§ TASK STATEMENT: Search the records for the word "ROWB" and copy each line in which it appears.

§ INPUT DATA:
════
#define GTOS_DMA1(src, dst)                                                                                                   \
    __builtin_amdgcn_global_load_lds((const __attribute__((address_space(1))) void*)(src),                                    \
                                     (__attribute__((address_space(3))) void*)(dst), 16, 0, 0)
#define GTOS_A2W3_DMA_A(slot, s_)                                                                                             \
    {                                                                                                                         \
        const int st_ = min((s_), nk - 1);                                                                                    \
        const bool px_ = st_ < nkx;                                                                                           \
        const char* ab_ = px_ ? Xb + st_ * ROWB : Hb + (st_ - nkx) * ROWB;                                                    \
        GTOS_DMA1(ab_ + (px_ ? axo[0] : aho[0]), (slot) + (0 * 8 + wave) * 1024);                                             \
        GTOS_DMA1(ab_ + (px_ ? axo[1] : aho[1]), (slot) + (1 * 8 + wave) * 1024);                                             \
        GTOS_DMA1(ab_ + (px_ ? axo[2] : aho[2]), (slot) + (2 * 8 + wave) * 1024);                                             \
        GTOS_DMA1(ab_ + (px_ ? axo[3] : aho[3]), (slot) + (3 * 8 + wave) * 1024);                                             \
    }
#define GTOS_A2W3_DMA_W(slot, s_)                                                                                             \
    {                                                                                                                         \
        const int st_ = min((s_), nk - 1);                                                                                    \
        const bool px_ = st_ < nkx;                                                                                           \
        const char* bb_ = px_ ? Wi + st_ * ROWB : Wh + (st_ - nkx) * ROWB;                                                    \
        GTOS_DMA1(bb_ + (px_ ? bxo[0] : bho[0]), (slot) + (0 * 8 + wave) * 1024);                                             \
        GTOS_DMA1(bb_ + (px_ ? bxo[1] : bho[1]), (slot) + (1 * 8 + wave) * 1024);                                             \
        GTOS_DMA1(bb_ + (px_ ? bxo[2] : bho[2]), (slot) + (2 * 8 + wave) * 1024);                                             \
    }
#define GTOS_A2W3_STEP(sa_, sw_, sa_n, sw_n, s_)                                                                              \
    {                                                                                                                         \
        GTOS_VMCNT_LDS(4);                                  \
        __builtin_amdgcn_s_barrier();                       \
        GTOS_A2W3_DMA_W(sw_n, (s_) + 1);                                                                                      \
        GTOS_A2W3_DMA_A(sa_n, (s_) + 2);                                                                                      \
        {                                                                                                                     \
            _Pragma("unroll") for (int ks = 0; ks < 2; ++ks) {                                                                \
                bf16x8_t fa[2], fb[12];                                                                                       \
                _Pragma("unroll") for (int mt = 0; mt < 2; ++mt)                                                              \
                    fa[mt] = *reinterpret_cast<const bf16x8_t*>((sa_) + lds_off(wave * 32 + mt * 16 + fr, ks * 4 + fq));      \
                _Pragma("unroll") for (int t = 0; t < 12; ++t)                                                                \
                    fb[t] = *reinterpret_cast<const bf16x8_t*>((sw_) + lds_off(t * 16 + fr, ks * 4 + fq));                    \
                _Pragma("unroll") for (int g = 0; g < 2; ++g)                                                                 \
                    _Pragma("unroll") for (int nt = 0; nt < 4; ++nt)                                                          \
                        _Pragma("unroll") for (int mt = 0; mt < 2; ++mt)                                                      \
                            acc[mt][g * 4 + nt] = __builtin_amdgcn_mfma_f32_16x16x32_bf16(fb[g * 4 + nt], fa[mt], acc[mt][g * 4 + nt], 0, 0, 0); \
                if ((s_) < nkx) {                                                                                             \
                    _Pragma("unroll") for (int nt = 0; nt < 4; ++nt)                                                          \
                        _Pragma("unroll") for (int mt = 0; mt < 2; ++mt)                                                      \
                            acc[mt][8 + nt] = __builtin_amdgcn_mfma_f32_16x16x32_bf16(fb[8 + nt], fa[mt], acc[mt][8 + nt], 0, 0, 0); \
                } else {                                                                                                      \
                    _Pragma("unroll") for (int nt = 0; nt < 4; ++nt)                                                          \
                        _Pragma("unroll") for (int mt = 0; mt < 2; ++mt)                                                      \
                            acc[mt][12 + nt] = __builtin_amdgcn_mfma_f32_16x16x32_bf16(fb[8 + nt], fa[mt], acc[mt][12 + nt], 0, 0, 0); \
                }                                                                                                             \
            }                                                                                                                 \
        }                                                                                                                     \
    }

    if (nk > 0) {
        GTOS_A2W3_DMA_A(sa0, 0);
        GTOS_A2W3_DMA_W(sw0, 0);
        GTOS_A2W3_DMA_A(sa1, 1);
    }
    for (int s = 0; s + 6 <= nk; s += 6) {
        GTOS_A2W3_STEP(sa0, sw0, sa2, sw1, s);
        GTOS_A2W3_STEP(sa1, sw1, sa0, sw0, s + 1);
        GTOS_A2W3_STEP(sa2, sw0, sa1, sw1, s + 2);
        GTOS_A2W3_STEP(sa0, sw1, sa2, sw0, s + 3);
        GTOS_A2W3_STEP(sa1, sw0, sa0, sw1, s + 4);
        GTOS_A2W3_STEP(sa2, sw1, sa1, sw0, s + 5);
    }
    GTOS_VMCNT(0);
#undef GTOS_A2W3_STEP
#undef GTOS_A2W3_DMA_W
#undef GTOS_A2W3_DMA_A
#undef GTOS_DMA1
    step_cell<1>(a, acc, m0, c0, wave, fr, fq);
}


struct Raw16 { uint4 a, b; };
__device__ __forceinline__ void unpack16(const Raw16& r, float (&v)[16]) {
    v[0] = lo_bf(r.a.x); v[1] = hi_bf(r.a.x); v[2] = lo_bf(r.a.y); v[3] = hi_bf(r.a.y);
    v[4] = lo_bf(r.a.z); v[5] = hi_bf(r.a.z); v[6] = lo_bf(r.a.w); v[7] = hi_bf(r.a.w);
    v[8] = lo_bf(r.b.x); v[9] = hi_bf(r.b.x); v[10] = lo_bf(r.b.y); v[11] = hi_bf(r.b.y);
    v[12] = lo_bf(r.b.z); v[13] = hi_bf(r.b.z); v[14] = lo_bf(r.b.w); v[15] = hi_bf(r.b.w);
}
__device__ __forceinline__ Raw16 ldraw16(const bf16_t* p) {
    Raw16 r;
    r.a = *reinterpret_cast<const uint4*>(p);
    r.b = *reinterpret_cast<const uint4*>(p + 8);
    return r;
}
════
§ WRITTEN REPLY:
        const char* ab_ = px_ ? Xb + st_ * ROWB : Hb + (st_ - nkx) * ROWB;                                                    \
        const char* bb_ = px_ ? Wi + st_ * ROWB : Wh + (st_ - nkx) * ROWB;                                                    \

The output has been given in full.